template <int EPI, bool GLDS, bool DEEP = false, bool F16 = false>
__global__ __launch_bounds__(256, (DEEP && !CLIPX_MFMA16) ? 1 : 2) void gemm_bf16_kernel(const bf16* __restrict__ A, const bf16* __restrict__ W,
                                                          const float* __restrict__ bias, void* __restrict__ outp,
                                                          const float* __restrict__ table, int T, int M, int N,
                                                          int K, int row0, const float* __restrict__ rowscale,
                                                          bf16* __restrict__ out16, int kz) {
  extern __shared__ __attribute__((aligned(16))) unsigned char smem[];
  const int tid = threadIdx.x;
  const int lane = tid & 63, w = tid >> 6;
  const int wn = w & 1, wm = w >> 1;
// ... 136 lines not shown
  D_DSREAD(Wd[sl][0], fW16[sl] + (so), 0);               \
  D_DSREAD(Wd[sl][1], fW16[sl] + (so), 2048);            \
  D_DSREAD(Wd[sl][2], fW16[sl] + (so), 4096);            \
  D_DSREAD(Wd[sl][3], fW16[sl] + (so), 6144);
#define D_READ_A(u, so)                                                \
  D_DSREAD(Ad[(u) & 1][0], fA16[(u) >> 1] + (so), ((u) & 1) * 2048);     \
  D_DSREAD(Ad[(u) & 1][1], fA16[(u) >> 1] + (so), 4096 + ((u) & 1) * 2048);
#define D_READ_U0(so) D_READ_W(0, so) D_READ_A(0, so) __builtin_amdgcn_sched_barrier(0);
#define D_READ_U1(so) D_READ_A(1, so) __builtin_amdgcn_sched_barrier(0);
#define D_READ_U2(so) D_READ_W(1, so) D_READ_A(2, so) __builtin_amdgcn_sched_barrier(0);
#define D_READ_U3(so) D_READ_A(3, so) __builtin_amdgcn_sched_barrier(0);
#define D_WAIT_N(n) asm volatile("s_waitcnt lgkmcnt(%0)" ::"n"(n) : "memory"); __builtin_amdgcn_sched_barrier(0);
#define D_MFMA_U(u)                                                                                                  \
  _Pragma("unroll") for (int i = 0; i < 2; ++i) _Pragma("unroll") for (int j = 0; j < 2; ++j)                        \
      _Pragma("unroll") for (int j2 = 0; j2 < 2; ++j2)                                                               \
          acc[i][j][2 * ((u) & 1) + j2] =                                                                            \
              mfma_16x16x32<F16>(Wd[(u) >> 1][2 * i + j2], Ad[(u) & 1][j], acc[i][j][2 * ((u) & 1) + j2]);           \
  __builtin_amdgcn_sched_barrier(0);
#else
#define D_READ(F, so, kk)                          \
  D_DSREAD(F[0], fW[kk] + (so), 0);                \
  D_DSREAD(F[1], fW[kk] + (so), 4096);             \
  D_DSREAD(F[2], fA[kk] + (so), 0);                \
  D_DSREAD(F[3], fA[kk] + (so), 4096);             \
  __builtin_amdgcn_sched_barrier(0);
#define D_WAIT_PREV() asm volatile("s_waitcnt lgkmcnt(4)" ::: "memory"); __builtin_amdgcn_sched_barrier(0);
#define D_MFMA(F)                                                                                                   \
  _Pragma("unroll") for (int i = 0; i < 2; ++i) _Pragma("unroll") for (int j = 0; j < 2; ++j) acc[i][j] =            \
      mfma_32x32x16<F16>(F[i], F[2 + j], acc[i][j]);                                                                   \
  __builtin_amdgcn_sched_barrier(0);
#endif
#define D_DMA(off, base, dst)                                                                                         \
  asm volatile("s_mov_b32 m0, %2\n\ts_nop 3\n\tglobal_load_lds_dwordx4 %0, %1" ::"v"(off), "s"(base), "s"(dst) : "memory")
      auto stage = [&](int t, int slot) {
        const char* bw = reinterpret_cast<const char*>(W) + (size_t)(t0 + t) * (G_BK * 2);
        const char* ba = reinterpret_cast<const char*>(A) + (size_t)(t0 + t) * (G_BK * 2);
        const unsigned d = lds_base + slot * G_STAGE_BYTES + wu * 4096;
#pragma unroll
        for (int i = 0; i < 4; ++i) {
          D_DMA(offW[i], bw, d + i * 1024);
          D_DMA(offA[i], ba, d + G_TN * G_BK * 2 + i * 1024);
        }
        __builtin_amdgcn_sched_barrier(0);
      };
      const int npro = nk < 4 ? nk : 4;
      for (int t = 0; t < npro; ++t) stage(t, t);
      if (npro == 4) asm volatile("s_waitcnt vmcnt(24)" ::: "memory");
      else if (npro == 3) asm volatile("s_waitcnt vmcnt(16)" ::: "memory");
      else if (npro == 2) asm volatile("s_waitcnt vmcnt(8)" ::: "memory");
      else asm volatile("s_waitcnt vmcnt(0)" ::: "memory");
      __builtin_amdgcn_sched_barrier(0);
      __builtin_amdgcn_s_barrier();
      __builtin_amdgcn_sched_barrier(0);
#if CLIPX_MFMA16
      D_READ_U0(0u)
      unsigned so = 0;
#define D_KT_HEAD()                                   \
  D_READ_U1(so) D_WAIT_N(2) D_MFMA_U(0)                \
  D_READ_U2(so) D_WAIT_N(6) D_MFMA_U(1)                \
  D_READ_U3(so) D_WAIT_N(2) D_MFMA_U(2)                \
  asm volatile("s_waitcnt lgkmcnt(0)" ::: "memory");  \
  __builtin_amdgcn_sched_barrier(0);
#define D_READ_FIRST(so_) D_READ_U0(so_)
#define D_MFMA_LAST() D_MFMA_U(3)
#else
      D_READ(F0, 0u, 0)
      unsigned so = 0;
#define D_KT_HEAD()                                   \
  D_READ(F1, so, 1) D_WAIT_PREV() D_MFMA(F0)           \
  D_READ(F0, so, 2) D_WAIT_PREV() D_MFMA(F1)           \
  D_READ(F1, so, 3) D_WAIT_PREV() D_MFMA(F0)           \
  asm volatile("s_waitcnt lgkmcnt(0)" ::: "memory");  \
  __builtin_amdgcn_sched_barrier(0);
#define D_READ_FIRST(so_) D_READ(F0, so_, 0)
#define D_MFMA_LAST() D_MFMA(F1)
#endif
#define D_SYNC(vm)                                           \
  asm volatile("s_waitcnt vmcnt(%0)" ::"i"(vm) : "memory");  \
  __builtin_amdgcn_sched_barrier(0);                         \
  __builtin_amdgcn_s_barrier();                              \
  __builtin_amdgcn_sched_barrier(0);
      int t = 0;
      for (; t + 4 < nk; ++t) {
        D_KT_HEAD()
        D_SYNC(16)
        stage(t + 4, t & 3);
        so = (so + G_STAGE_BYTES) & (4 * G_STAGE_BYTES - 1);
        D_READ_FIRST(so)
        D_MFMA_LAST()
      }
      for (; t < nk; ++t) {
        const int rem = nk - 1 - t;
        D_KT_HEAD()
        if (rem >= 3) { D_SYNC(16) } else if (rem == 2) { D_SYNC(8) } else { D_SYNC(0) }
        so = (so + G_STAGE_BYTES) & (4 * G_STAGE_BYTES - 1);
        if (rem > 0) { D_READ_FIRST(so) }
        D_MFMA_LAST()
      }
#undef D_DSREAD
#undef D_READ_FIRST
#undef D_MFMA_LAST
#undef D_DMA
#undef D_KT_HEAD
#undef D_SYNC
    } else {
    issue(0, 0);
    asm volatile("s_waitcnt vmcnt(0)" ::: "memory");
    __syncthreads();
    for (int t = 0; t < nk; ++t) {
      if (t + 1 < nk) issue(t + 1, (t + 1) & 1);
      compute(t & 1);
      asm volatile("s_waitcnt vmcnt(0)" ::: "memory");
      __syncthreads();
    }
    }
  } else {
    uint4 rw0, rw1, rw2, rw3, ra0, ra1, ra2, ra3;
#define G_LOAD(t)                                                             \
  {                                                                           \
    rw0 = *reinterpret_cast<const uint4*>(gW[0] + (size_t)(t) * G_BK);        \
    rw1 = *reinterpret_cast<const uint4*>(gW[1] + (size_t)(t) * G_BK);        \
    rw2 = *reinterpret_cast<const uint4*>(gW[2] + (size_t)(t) * G_BK);        \
    rw3 = *reinterpret_cast<const uint4*>(gW[3] + (size_t)(t) * G_BK);        \
    ra0 = *reinterpret_cast<const uint4*>(gA[0] + (size_t)(t) * G_BK);        \
    ra1 = *reinterpret_cast<const uint4*>(gA[1] + (size_t)(t) * G_BK);        \
    ra2 = *reinterpret_cast<const uint4*>(gA[2] + (size_t)(t) * G_BK);        \
    ra3 = *reinterpret_cast<const uint4*>(gA[3] + (size_t)(t) * G_BK);        \
  }
#define G_STORE(buf)                                                                        \
  {                                                                                         \
    unsigned char* dW = smem + (buf) * G_STAGE_BYTES + stage_off + lane * 16;               \
    *reinterpret_cast<uint4*>(dW) = rw0;                                                    \
    *reinterpret_cast<uint4*>(dW + 1024) = rw1;                                             \
    *reinterpret_cast<uint4*>(dW + 2048) = rw2;                                             \
    *reinterpret_cast<uint4*>(dW + 3072) = rw3;                                             \
    *reinterpret_cast<uint4*>(dW + G_TN * G_BK * 2) = ra0;                                  \
    *reinterpret_cast<uint4*>(dW + G_TN * G_BK * 2 + 1024) = ra1;                           \
    *reinterpret_cast<uint4*>(dW + G_TN * G_BK * 2 + 2048) = ra2;                           \
    *reinterpret_cast<uint4*>(dW + G_TN * G_BK * 2 + 3072) = ra3;                           \
  }
    G_LOAD(0)
    G_STORE(0)
    __syncthreads();
    for (int t = 0; t < nk; ++t) {
      if (t + 1 < nk) G_LOAD(t + 1)
      compute(t & 1);
      if (t + 1 < nk) G_STORE((t + 1) & 1)
      __syncthreads();
    }
#undef G_LOAD
#undef G_STORE
  }
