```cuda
__device__ __forceinline__ void tmem_alloc(uint32_t* slot_in_smem, uint32_t ncols) {
  asm volatile("tcgen05.alloc.cta_group::1.sync.aligned.shared::cta.b32 [%0], %1;" ::"r"(smem_u32(slot_in_smem)), "r"(ncols)
               : "memory");
  asm volatile("tcgen05.relinquish_alloc_permit.cta_group::1.sync.aligned;" ::: "memory");
}
__device__ __forceinline__ void tmem_dealloc(uint32_t taddr, uint32_t ncols) {
  asm volatile("tcgen05.dealloc.cta_group::1.sync.aligned.b32 %0, %1;" ::"r"(taddr), "r"(ncols) : "memory");
}

__device__ __forceinline__ void tmem_ld16(uint32_t taddr, uint32_t (&r)[16]) {
  asm volatile(
      "tcgen05.ld.sync.aligned.32x32b.x16.b32 {%0,%1,%2,%3,%4,%5,%6,%7,%8,%9,%10,%11,%12,%13,%14,%15}, [%16];"
      : "=r"(r[0]), "=r"(r[1]), "=r"(r[2]), "=r"(r[3]), "=r"(r[4]), "=r"(r[5]), "=r"(r[6]), "=r"(r[7]), "=r"(r[8]),
        "=r"(r[9]), "=r"(r[10]), "=r"(r[11]), "=r"(r[12]), "=r"(r[13]), "=r"(r[14]), "=r"(r[15])
      : "r"(taddr));
}
__device__ __forceinline__ void tmem_ld_wait() { asm volatile("tcgen05.wait::ld.sync.aligned;" ::: "memory"); }

__device__ __forceinline__ uint64_t make_smem_desc_sw128(uint32_t smem_addr) {
  return (uint64_t)((smem_addr >> 4) & 0x3FFF) | (1ull << 16) | (64ull << 32) | (1ull << 46) | (2ull << 61);
}
__device__ __forceinline__ uint32_t make_idesc_bf16_m128(uint32_t n) {
  return (1u << 4) | (1u << 7) | (1u << 10) | ((n >> 3) << 17) | ((128u >> 4) << 24);
}
__device__ __forceinline__ void mma_bf16_ss(uint32_t d_tmem, uint64_t a_desc, uint64_t b_desc, uint32_t idesc,
                                            uint32_t accumulate) {
  asm volatile(
      "{\n\t.reg .pred p;\n\t"
      "setp.ne.b32 p, %4, 0;\n\t"
      "tcgen05.mma.cta_group::1.kind::f16 [%0], %1, %2, %3, p;\n\t}"
      ::"r"(d_tmem), "l"(a_desc), "l"(b_desc), "r"(idesc), "r"(accumulate)
      : "memory");
}
__device__ __forceinline__ uint32_t smem_desc_lo(uint32_t smem_addr) { return ((smem_addr >> 4) & 0x3FFFu) | (1u << 16); }
__device__ __forceinline__ void mma_bf16_ss_lo(uint32_t d_tmem, uint32_t a_lo, uint32_t b_lo, uint32_t idesc, uint32_t accumulate) {
  asm volatile(
      "{\n\t.reg .pred p;\n\t.reg .b64 da, db;\n\t"
      "setp.ne.b32 p, %4, 0;\n\t"
      "mov.b64 da, {%1, %5};\n\t"
      "mov.b64 db, {%2, %5};\n\t"
      "tcgen05.mma.cta_group::1.kind::f16 [%0], da, db, %3, p;\n\t}"
      ::"r"(d_tmem), "r"(a_lo), "r"(b_lo), "r"(idesc), "r"(accumulate), "r"(0x40004040u)
      : "memory");
}
__device__ __forceinline__ uint32_t cluster_ctarank() {
  uint32_t r;
  asm volatile("mov.u32 %0, %%cluster_ctarank;" : "=r"(r));
  return r;
}
__device__ __forceinline__ void cluster_sync_all() {
  asm volatile("barrier.cluster.arrive.release.aligned;\n\tbarrier.cluster.wait.acquire.aligned;" ::: "memory");
}
__device__ __forceinline__ uint32_t mapa_rank(uint32_t smem_addr, uint32_t rank) {
  uint32_t r;
  asm volatile("mapa.shared::cluster.u32 %0, %1, %2;" : "=r"(r) : "r"(smem_addr), "r"(rank));
  return r;
}
__device__ __forceinline__ void mbar_arrive_cluster(uint32_t cluster_addr) {
  asm volatile("mbarrier.arrive.release.cluster.shared::cluster.b64 _, [%0];" ::"r"(cluster_addr) : "memory");
}
__device__ __forceinline__ void mbar_arrive_remote(uint32_t cluster_addr) {
  asm volatile("mbarrier.arrive.shared::cluster.b64 _, [%0];" ::"r"(cluster_addr) : "memory");
}
__device__ __forceinline__ void tmem_alloc_pair(uint32_t* slot_in_smem, uint32_t ncols) {
  asm volatile("tcgen05.alloc.cta_group::2.sync.aligned.shared::cta.b32 [%0], %1;" ::"r"(smem_u32(slot_in_smem)), "r"(ncols) : "memory");
  asm volatile("tcgen05.relinquish_alloc_permit.cta_group::2.sync.aligned;" ::: "memory");
}
__device__ __forceinline__ void tmem_dealloc_pair(uint32_t taddr, uint32_t ncols) {
  asm volatile("tcgen05.dealloc.cta_group::2.sync.aligned.b32 %0, %1;" ::"r"(taddr), "r"(ncols) : "memory");
}
__device__ __forceinline__ uint32_t make_idesc_bf16(uint32_t m, uint32_t n) {
  return (1u << 4) | (1u << 7) | (1u << 10) | ((n >> 3) << 17) | ((m >> 4) << 24);
}
__device__ __forceinline__ void mma2_bf16_ss_lo(uint32_t d_tmem, uint32_t a_lo, uint32_t b_lo, uint32_t idesc, uint32_t accumulate) {
  asm volatile(
      "{\n\t.reg .pred p;\n\t.reg .b64 da, db;\n\t"
      "setp.ne.b32 p, %4, 0;\n\t"
      "mov.b64 da, {%1, %5};\n\t"
      "mov.b64 db, {%2, %5};\n\t"
      "tcgen05.mma.cta_group::2.kind::f16 [%0], da, db, %3, p;\n\t}"
      ::"r"(d_tmem), "r"(a_lo), "r"(b_lo), "r"(idesc), "r"(accumulate), "r"(0x40004040u)
      : "memory");
}
__device__ __forceinline__ void mma2_commit_both(uint32_t bar_s) {
  asm volatile("tcgen05.commit.cta_group::2.mbarrier::arrive::one.shared::cluster.multicast::cluster.b64 [%0], %1;"
               ::"r"(bar_s), "h"((uint16_t)3) : "memory");
}

__device__ __forceinline__ void bulk_g2s_multicast(void* smem_dst, const void* gmem_src, uint32_t bytes, uint64_t* bar, uint16_t cta_mask) {
  asm volatile("cp.async.bulk.shared::cluster.global.mbarrier::complete_tx::bytes.multicast::cluster [%0], [%1], %2, [%3], %4;"
               ::"r"(smem_u32(smem_dst)), "l"(gmem_src), "r"(bytes), "r"(smem_u32(bar)), "h"(cta_mask) : "memory");
}
__device__ __forceinline__ void mma_commit_multicast(uint64_t* bar, uint16_t cta_mask) {
  asm volatile("tcgen05.commit.cta_group::1.mbarrier::arrive::one.shared::cluster.multicast::cluster.b64 [%0], %1;"
               ::"r"(smem_u32(bar)), "h"(cta_mask) : "memory");
}

__device__ __forceinline__ void mma_commit(uint64_t* bar) {
  asm volatile("tcgen05.commit.cta_group::1.mbarrier::arrive::one.shared::cluster.b64 [%0];" ::"r"(smem_u32(bar))
               : "memory");
}

}
```

checkerpose_b200/csrc/taps_chain_tcgen05.cu:

```cuda
#include <cuda.h>

#include "common.cuh"
#include "sm100.cuh"

using bf16 = __nv_bfloat16;
using namespace sm100;

namespace {

constexpr int TILE_M = 128;
constexpr int NUM_G_WARPS = 4, G_THREADS = NUM_G_WARPS * 32;
constexpr int NUM_E_WARPS = 8;
constexpr int E_WARP0 = 4;
constexpr int W_WARP = E_WARP0 + NUM_E_WARPS, MMA_WARP = W_WARP + 1;
constexpr int NUM_WARPS = 16;
static_assert(NUM_E_WARPS % 4 == 0 && E_WARP0 % 4 == 0 && NUM_G_WARPS <= E_WARP0 && TILE_M % (NUM_G_WARPS * 4) == 0, "epilogue warp w drains TMEM lane quarter w % 4");
constexpr int NTHREADS = NUM_WARPS * 32;
constexpr int CHUNK_BYTES = TILE_M * 128;
constexpr int NX = 4;
constexpr int NH = 4;
constexpr int B_STAGES = 4, B_STAGE_BYTES = 128 * 128;
constexpr int TBUF_BYTES = 32 * 64;
constexpr int BIAS_FLOATS = 1024;
constexpr int ACC_COLS = 256;
constexpr int MAX_WT = 48;

constexpr int OFF_X = 0;
constexpr int OFF_H = OFF_X + NX * CHUNK_BYTES;
constexpr int OFF_B = OFF_H + NH * CHUNK_BYTES;
constexpr int OFF_TBUF = OFF_B + B_STAGES * B_STAGE_BYTES;
constexpr int OFF_BIAS = OFF_TBUF + NUM_E_WARPS * TBUF_BYTES;
constexpr int OFF_BAR = OFF_BIAS + BIAS_FLOATS * 4;
constexpr int SMEM_BYTES = OFF_BAR + 512;
static_assert(SMEM_BYTES + 1024 <= 227 * 1024, "shared memory budget");

struct WT {
  const uint8_t* ptr;
  uint32_t bytes, pad;
};

struct TcParams {
  cp_chain_params p;
  int tiles_per_roi, num_tiles;
  int KX;
  int P2;
  int halves2;
  int T;
  WT wt[MAX_WT];
};

struct Bars {
  uint64_t x_full[NX], x_empty[NX];
  uint64_t b_full[B_STAGES], b_empty[B_STAGES];
  uint64_t h_full[NH], h_free;
  uint64_t acc_full[2], acc_empty[2];
  uint32_t tmem_slot;
};
static_assert(sizeof(Bars) <= 512, "barrier block");

__device__ __forceinline__ uint32_t chunk_off(int row, int piece) { return (uint32_t)(row * 128 + ((piece ^ (row & 7)) << 4)); }
__device__ __forceinline__ uint32_t f2_to_bf2(float lo, float hi) {
  __nv_bfloat162 v = __floats2bfloat162_rn(lo, hi);
  return *reinterpret_cast<uint32_t*>(&v);
}
__device__ __forceinline__ void mbar_arrive(uint64_t* bar) {
  asm volatile("mbarrier.arrive.shared::cta.b64 _, [%0];" ::"r"(smem_u32(bar)) : "memory");
}
__device__ __forceinline__ void cp_async16_zfill(uint32_t dst, const void* src, uint32_t src_bytes) {
  asm volatile("cp.async.cg.shared.global [%0], [%1], 16, %2;" ::"r"(dst), "l"(src), "r"(src_bytes) : "memory");
}
__device__ __forceinline__ void cp_async_arrive_noinc(uint64_t* bar) {
  asm volatile("cp.async.mbarrier.arrive.noinc.shared::cta.b64 [%0];" ::"r"(smem_u32(bar)) : "memory");
}
__device__ __forceinline__ uint4 lds128(uint32_t addr) {
  uint4 r;
  asm volatile("ld.shared.v4.u32 {%0,%1,%2,%3}, [%4];" : "=r"(r.x), "=r"(r.y), "=r"(r.z), "=r"(r.w) : "r"(addr));
  return r;
}
__device__ __forceinline__ void sts128(uint32_t addr, uint4 v) {
  asm volatile("st.shared.v4.u32 [%0], {%1,%2,%3,%4};" ::"r"(addr), "r"(v.x), "r"(v.y), "r"(v.z), "r"(v.w) : "memory");
}

__device__ void gather_warps(const TcParams& kp, uint8_t* sm, Bars* bars, int gw, int lane) {
  const cp_chain_params& p = kp.p;
  const int rg = lane >> 3, piece = lane & 7;
  const uint32_t sm_base = smem_u32(sm);
  constexpr int RPT = TILE_M / (NUM_G_WARPS * 4);
  int toff[RPT], toff_next[RPT];
  auto load_ids = [&](int tile, int (&o)[RPT]) {
    const int b = tile / kp.tiles_per_roi, n0 = (tile - b * kp.tiles_per_roi) * TILE_M;
    const int rows_valid = min(TILE_M, p.N - n0);
#pragma unroll
    for (int i = 0; i < RPT; ++i) {
      const int r = 4 * (gw + NUM_G_WARPS * i) + rg;
      o[i] = -1;
      if (r < rows_valid) {
        const size_t e = (size_t)b * p.N + n0 + r;
        const float mk = p.mask ? __ldg(p.mask + e) : 1.f;
        const int yy = (int)(2 * __ldg(p.y_id + e)), xx = (int)(2 * __ldg(p.x_id + e));
        if (yy < 0 || xx < 0 || yy + p.tap_step >= p.Hp || xx + p.tap_step >= p.Wp) __trap();
        if (mk != 0.f) o[i] = (yy * p.Wp + xx) * 128;
      }
    }
  };
  if ((int)blockIdx.x < kp.num_tiles) load_ids(blockIdx.x, toff_next);
  uint32_t cnt = 0;
  for (int tile = blockIdx.x; tile < kp.num_tiles; tile += gridDim.x) {
    const int b = tile / kp.tiles_per_roi, n0 = (tile - b * kp.tiles_per_roi) * TILE_M;
    const int rows_valid = min(TILE_M, p.N - n0);
#pragma unroll
    for (int i = 0; i < RPT; ++i) toff[i] = toff_next[i];
    if (tile + (int)gridDim.x < kp.num_tiles) load_ids(tile + gridDim.x, toff_next);
    const uint8_t* pb = reinterpret_cast<const uint8_t*>(p.patches) + (size_t)b * p.Hp * p.Wp * 128 + piece * 16;
    const uint8_t* gf = reinterpret_cast<const uint8_t*>(p.graph_feat) + ((size_t)b * p.N + n0) * p.ld_gf * 2 + piece * 16;
    for (int c = 0; c < kp.KX; ++c, ++cnt) {
      const uint32_t slot = cnt % NX;
      if (cnt >= NX) mbar_wait(&bars->x_empty[slot], ((cnt / NX) - 1) & 1);
      const uint32_t dst = sm_base + OFF_X + slot * CHUNK_BYTES;
      if (c < 4) {
        const int tap_off = (((c & 1) ? p.tap_step : 0) * p.Wp + ((c & 2) ? p.tap_step : 0)) * 128;
#pragma unroll
        for (int i = 0; i < RPT; ++i) {
          const int r = 4 * (gw + NUM_G_WARPS * i) + rg;
          const bool ok = toff[i] >= 0;
          cp_async16_zfill(dst + chunk_off(r, piece), pb + (ok ? toff[i] + tap_off : 0), ok ? 16u : 0u);
        }
      } else {
        const uint8_t* src = gf + (c - 4) * 128;
#pragma unroll
        for (int i = 0; i < RPT; ++i) {
          const int r = 4 * (gw + NUM_G_WARPS * i) + rg;
          const bool ok = r < rows_valid;
          cp_async16_zfill(dst + chunk_off(r, piece), src + (ok ? (size_t)r * p.ld_gf * 2 : 0), ok ? 16u : 0u);
        }
      }
      cp_async_arrive_noinc(&bars->x_full[slot]);
    }
  }
}

__device__ void weight_producer(const TcParams& kp, uint8_t* sm, Bars* bars) {
  uint32_t cnt = 0;
  for (int tile = blockIdx.x; tile < kp.num_tiles; tile += gridDim.x) {
    for (int w = 0; w < kp.T; ++w, ++cnt) {
      const int s = cnt % B_STAGES;
      const uint32_t use = cnt / B_STAGES;
      if (use > 0) mbar_wait(&bars->b_empty[s], (use - 1) & 1);
      if (elect_one()) {
        mbar_arrive_expect_tx(&bars->b_full[s], kp.wt[w].bytes);
        bulk_g2s(sm + OFF_B + s * B_STAGE_BYTES, kp.wt[w].ptr, kp.wt[w].bytes, &bars->b_full[s]);
      }
      __syncwarp();
    }
  }
}

__device__ void mma_issuer(const TcParams& kp, uint8_t* sm, Bars* bars, uint32_t tmem_base) {
  uint32_t wcnt = 0;
  uint32_t xcnt = 0;
  uint32_t st = 0;
  uint32_t hcnt = 0;
  const uint32_t idesc = make_idesc_bf16_m128(128);
  const uint32_t b_lo0 = smem_desc_lo(smem_u32(sm + OFF_B));
  auto gemm_block = [&](uint32_t a_addr, uint32_t d, bool accumulate) {
    const int s = wcnt % B_STAGES;
    mbar_wait(&bars->b_full[s], (wcnt / B_STAGES) & 1);
    tc_fence_after_sync();
    const uint32_t a_lo = smem_desc_lo(a_addr), b_lo = b_lo0 + s * (B_STAGE_BYTES >> 4);
    if (elect_one()) {
      mma_bf16_ss_lo(d, a_lo, b_lo, idesc, (uint32_t)accumulate);
      mma_bf16_ss_lo(d, a_lo + 2, b_lo + 2, idesc, 1u);
      mma_bf16_ss_lo(d, a_lo + 4, b_lo + 4, idesc, 1u);
      mma_bf16_ss_lo(d, a_lo + 6, b_lo + 6, idesc, 1u);
      mma_commit(&bars->b_empty[s]);
    }
    __syncwarp();
    ++wcnt;
  };
  auto acquire_acc = [&]() -> uint32_t {
    const uint32_t slot = st & 1;
    if (st >= 2) {
      mbar_wait(&bars->acc_empty[slot], ((st >> 1) - 1) & 1);
      tc_fence_after_sync();
    }
    return tmem_base + slot * ACC_COLS;
  };
  for (int tile = blockIdx.x; tile < kp.num_tiles; tile += gridDim.x) {
    {
      const uint32_t d = acquire_acc();
      for (int c = 0; c < kp.KX; ++c, ++xcnt) {
        const uint32_t slot = xcnt % NX;
        mbar_wait(&bars->x_full[slot], (xcnt / NX) & 1);
        tc_fence_after_sync();
        const uint32_t a_addr = smem_u32(sm + OFF_X + slot * CHUNK_BYTES);
        gemm_block(a_addr, d, c != 0);
        gemm_block(a_addr, d + 128, c != 0);
        if (elect_one()) mma_commit(&bars->x_empty[slot]);
        __syncwarp();
      }
      if (elect_one()) mma_commit(&bars->acc_full[st & 1]);
      __syncwarp();
      ++st;
    }
    {
      const uint32_t d = acquire_acc();
      for (int c = 0; c < NH; ++c) {
        mbar_wait(&bars->h_full[c], hcnt & 1);
        tc_fence_after_sync();
        const uint32_t a_addr = smem_u32(sm + OFF_H + c * CHUNK_BYTES);
        gemm_block(a_addr, d, c != 0);
        gemm_block(a_addr, d + 128, c != 0);
      }
      ++hcnt;
      if (elect_one()) {
        mma_commit(&bars->h_free);
        mma_commit(&bars->acc_full[st & 1]);
      }
      __syncwarp();
      ++st;
    }
    for (int half = 0; half < kp.halves2; ++half) {
      const uint32_t d = acquire_acc();
      for (int c = 0; c < NH; ++c) {
        if (half == 0) {
          mbar_wait(&bars->h_full[c], hcnt & 1);
          tc_fence_after_sync();
        }
        const uint32_t a_addr = smem_u32(sm + OFF_H + c * CHUNK_BYTES);
        for (int nb = 0; nb < kp.P2; ++nb) gemm_block(a_addr, d + nb * 128, c != 0);
      }
      if (half == 0) ++hcnt;
      if (elect_one()) {
        if (half == kp.halves2 - 1) mma_commit(&bars->h_free);
        mma_commit(&bars->acc_full[st & 1]);
      }
      __syncwarp();
      ++st;
    }
  }
}
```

□ □ □ □

*What is being asked*
Wherever a line in the data above holds "kind", copy that line.

*Exercise solution*
      "tcgen05.mma.cta_group::1.kind::f16 [%0], %1, %2, %3, p;\n\t}"
      "tcgen05.mma.cta_group::1.kind::f16 [%0], da, db, %3, p;\n\t}"
      "tcgen05.mma.cta_group::2.kind::f16 [%0], da, db, %3, p;\n\t}"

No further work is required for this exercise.